Word for word, reproduce the data that follows.
──────── Data records
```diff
@@ -2475,7 +2513,10 @@
         if (!e && !merged) yexit = y;
         return e;
     };
-#define TB_POST(FLAG, ARR) if (lane == 0) __hip_atomic_store(&hand[c], TB_WORD(ttag, FLAG, cnt, ARR, broke ? TB_BROKE : (unsigned)(yexit + 1)), __ATOMIC_RELAXED, __HIP_MEMORY_SCOPE_AGENT);
+    auto pass = [&](int y0, const bool check_merge, bool &merged) __attribute__((always_inline)) {
+        return prior ? pass_t(std::true_type{}, y0, check_merge, merged) : pass_t(std::false_type{}, y0, check_merge, merged);
+    };
+#define TB_POST(FLAG, ARR) cnt = ups(); if (lane == 0) __hip_atomic_store(&hand[c], TB_WORD(ttag, FLAG, cnt, ARR, broke ? TB_BROKE : (unsigned)(yexit + 1)), __ATOMIC_RELAXED, __HIP_MEMORY_SCOPE_AGENT);
 
     bool merged = false;
 #ifdef PWR_DIAG
@@ -2596,6 +2637,7 @@
     if (lane < TB_C && x_lo + lane < L) { newcol[x_lo + lane] = ncreg; yin[x_lo + lane] = yireg; }
     if (__ballot(lane < TB_C && x_lo + lane < L && ncreg != (wcur << 1)) != 0ull && lane == 0) __hip_atomic_store(&m->changed, 1, __ATOMIC_RELAXED, __HIP_MEMORY_SCOPE_AGENT);
     if (top || err) {
+        cnt = ups();
         if (lane == 0)
             __hip_atomic_store(&hand[c], TB_WORD(ttag, err ? 3 : 2, cnt, 0, (unsigned)(yexit + 1)), __ATOMIC_RELAXED, __HIP_MEMORY_SCOPE_AGENT);
     }
@@ -3489,6 +3531,7 @@
     int seg_budget = 0;
     int seg_minrows = 64;
     int spec_inorder = 64, plan_gate_rel = 1, plan_len = 0;
+    int trace_prior = 1;
     int check_in_trace = 1;
     int fail_stops = 1, hard_rows = 1, hard_up_pm = 300, hard_down_pm = 0;
     int plan_slack = PLAN_SLACK, plan_evrate_x100 = (int)(PLAN_EVRATE_MAX * 100.0f);
@@ -4109,6 +4152,7 @@
         if (++c->trace_epoch >= (1u << 14)) { HIPC(hipMemsetAsync(c->jb.gtr, 0, (size_t)c->njobs * c->jb.trk * 8, c->stream)); c->trace_epoch = 1; }
         c->jb.trace_tag = c->trace_epoch;
         c->jb.trace_blk = (c->par_trace == 2 && c->st.colcap < TB_MAXCOL) ? 1 : 0;
+        c->jb.trace_prior = c->trace_prior;
         if (c->jb.trace_blk) hipLaunchKernelGGL(k_trace_blk, dim3(n, c->jb.trace_ny + (c->jb.check_in_trace ? c->jb.smax - 1 : 0)), dim3(TB_W * 64), 0, c->stream, c->st, c->jb);
         else hipLaunchKernelGGL(k_trace_par, dim3(n, TRK / TRW), dim3(TRW * 64), 0, c->stream, c->st, c->jb);
     }
@@ -4499,6 +4543,7 @@
     if (!strcmp(key, "hard_up_pm")) { if (c->on_device || value < 1 || value > 100000) return PWR_ERR_ARG; c->hard_up_pm = (int)value; return PWR_OK; }
     if (!strcmp(key, "hard_down_pm")) { if (c->on_device || value < 0 || value > 100000) return PWR_ERR_ARG; c->hard_down_pm = (int)value; return PWR_OK; }
     if (!strcmp(key, "check_in_trace")) { if (value < 0 || value > 1) return PWR_ERR_ARG; c->check_in_trace = (int)value; return PWR_OK; }
+    if (!strcmp(key, "trace_prior")) { if (value < 0 || value > 1) return PWR_ERR_ARG; c->trace_prior = (int)value; return PWR_OK; }
     if (!strcmp(key, "plan_len")) { if (value < 0 || value > 100000) return PWR_ERR_ARG; c->plan_len = (int)value; c->jb.plan_len = (int)value; return PWR_OK; }
     if (!strcmp(key, "plan_gate_rel")) { if (value < 0 || value > 1) return PWR_ERR_ARG; c->plan_gate_rel = (int)value; c->jb.plan_gate_rel = (int)value; return PWR_OK; }
     if (!strcmp(key, "spec_inorder")) { if (value < 0 || value > 64) return PWR_ERR_ARG; c->spec_inorder = (int)value; c->jb.spec_inorder = (int)value; return PWR_OK; }
@@ -4543,6 +4588,7 @@
     else if (!strcmp(key, "plan_gate_rel")) *value = c->plan_gate_rel;
     else if (!strcmp(key, "plan_len")) *value = c->plan_len;
     else if (!strcmp(key, "check_in_trace")) *value = c->check_in_trace;
+    else if (!strcmp(key, "trace_prior")) *value = c->trace_prior;
     else if (!strcmp(key, "hard_rows")) *value = c->hard_rows;
     else if (!strcmp(key, "hard_up_pm")) *value = c->hard_up_pm;
     else if (!strcmp(key, "hard_down_pm")) *value = c->hard_down_pm;
```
────────────────
#### Response box
```diff
@@ -2475,7 +2513,10 @@
         if (!e && !merged) yexit = y;
         return e;
     };
-#define TB_POST(FLAG, ARR) if (lane == 0) __hip_atomic_store(&hand[c], TB_WORD(ttag, FLAG, cnt, ARR, broke ? TB_BROKE : (unsigned)(yexit + 1)), __ATOMIC_RELAXED, __HIP_MEMORY_SCOPE_AGENT);
+    auto pass = [&](int y0, const bool check_merge, bool &merged) __attribute__((always_inline)) {
+        return prior ? pass_t(std::true_type{}, y0, check_merge, merged) : pass_t(std::false_type{}, y0, check_merge, merged);
+    };
+#define TB_POST(FLAG, ARR) cnt = ups(); if (lane == 0) __hip_atomic_store(&hand[c], TB_WORD(ttag, FLAG, cnt, ARR, broke ? TB_BROKE : (unsigned)(yexit + 1)), __ATOMIC_RELAXED, __HIP_MEMORY_SCOPE_AGENT);
 
     bool merged = false;
 #ifdef PWR_DIAG
@@ -2596,6 +2637,7 @@
     if (lane < TB_C && x_lo + lane < L) { newcol[x_lo + lane] = ncreg; yin[x_lo + lane] = yireg; }
     if (__ballot(lane < TB_C && x_lo + lane < L && ncreg != (wcur << 1)) != 0ull && lane == 0) __hip_atomic_store(&m->changed, 1, __ATOMIC_RELAXED, __HIP_MEMORY_SCOPE_AGENT);
     if (top || err) {
+        cnt = ups();
         if (lane == 0)
             __hip_atomic_store(&hand[c], TB_WORD(ttag, err ? 3 : 2, cnt, 0, (unsigned)(yexit + 1)), __ATOMIC_RELAXED, __HIP_MEMORY_SCOPE_AGENT);
     }
@@ -3489,6 +3531,7 @@
     int seg_budget = 0;
     int seg_minrows = 64;
     int spec_inorder = 64, plan_gate_rel = 1, plan_len = 0;
+    int trace_prior = 1;
     int check_in_trace = 1;
     int fail_stops = 1, hard_rows = 1, hard_up_pm = 300, hard_down_pm = 0;
     int plan_slack = PLAN_SLACK, plan_evrate_x100 = (int)(PLAN_EVRATE_MAX * 100.0f);
@@ -4109,6 +4152,7 @@
         if (++c->trace_epoch >= (1u << 14)) { HIPC(hipMemsetAsync(c->jb.gtr, 0, (size_t)c->njobs * c->jb.trk * 8, c->stream)); c->trace_epoch = 1; }
         c->jb.trace_tag = c->trace_epoch;
         c->jb.trace_blk = (c->par_trace == 2 && c->st.colcap < TB_MAXCOL) ? 1 : 0;
+        c->jb.trace_prior = c->trace_prior;
         if (c->jb.trace_blk) hipLaunchKernelGGL(k_trace_blk, dim3(n, c->jb.trace_ny + (c->jb.check_in_trace ? c->jb.smax - 1 : 0)), dim3(TB_W * 64), 0, c->stream, c->st, c->jb);
         else hipLaunchKernelGGL(k_trace_par, dim3(n, TRK / TRW), dim3(TRW * 64), 0, c->stream, c->st, c->jb);
     }
@@ -4499,6 +4543,7 @@
     if (!strcmp(key, "hard_up_pm")) { if (c->on_device || value < 1 || value > 100000) return PWR_ERR_ARG; c->hard_up_pm = (int)value; return PWR_OK; }
     if (!strcmp(key, "hard_down_pm")) { if (c->on_device || value < 0 || value > 100000) return PWR_ERR_ARG; c->hard_down_pm = (int)value; return PWR_OK; }
     if (!strcmp(key, "check_in_trace")) { if (value < 0 || value > 1) return PWR_ERR_ARG; c->check_in_trace = (int)value; return PWR_OK; }
+    if (!strcmp(key, "trace_prior")) { if (value < 0 || value > 1) return PWR_ERR_ARG; c->trace_prior = (int)value; return PWR_OK; }
     if (!strcmp(key, "plan_len")) { if (value < 0 || value > 100000) return PWR_ERR_ARG; c->plan_len = (int)value; c->jb.plan_len = (int)value; return PWR_OK; }
     if (!strcmp(key, "plan_gate_rel")) { if (value < 0 || value > 1) return PWR_ERR_ARG; c->plan_gate_rel = (int)value; c->jb.plan_gate_rel = (int)value; return PWR_OK; }
     if (!strcmp(key, "spec_inorder")) { if (value < 0 || value > 64) return PWR_ERR_ARG; c->spec_inorder = (int)value; c->jb.spec_inorder = (int)value; return PWR_OK; }
@@ -4543,6 +4588,7 @@
     else if (!strcmp(key, "plan_gate_rel")) *value = c->plan_gate_rel;
     else if (!strcmp(key, "plan_len")) *value = c->plan_len;
     else if (!strcmp(key, "check_in_trace")) *value = c->check_in_trace;
+    else if (!strcmp(key, "trace_prior")) *value = c->trace_prior;
     else if (!strcmp(key, "hard_rows")) *value = c->hard_rows;
     else if (!strcmp(key, "hard_up_pm")) *value = c->hard_up_pm;
     else if (!strcmp(key, "hard_down_pm")) *value = c->hard_down_pm;
```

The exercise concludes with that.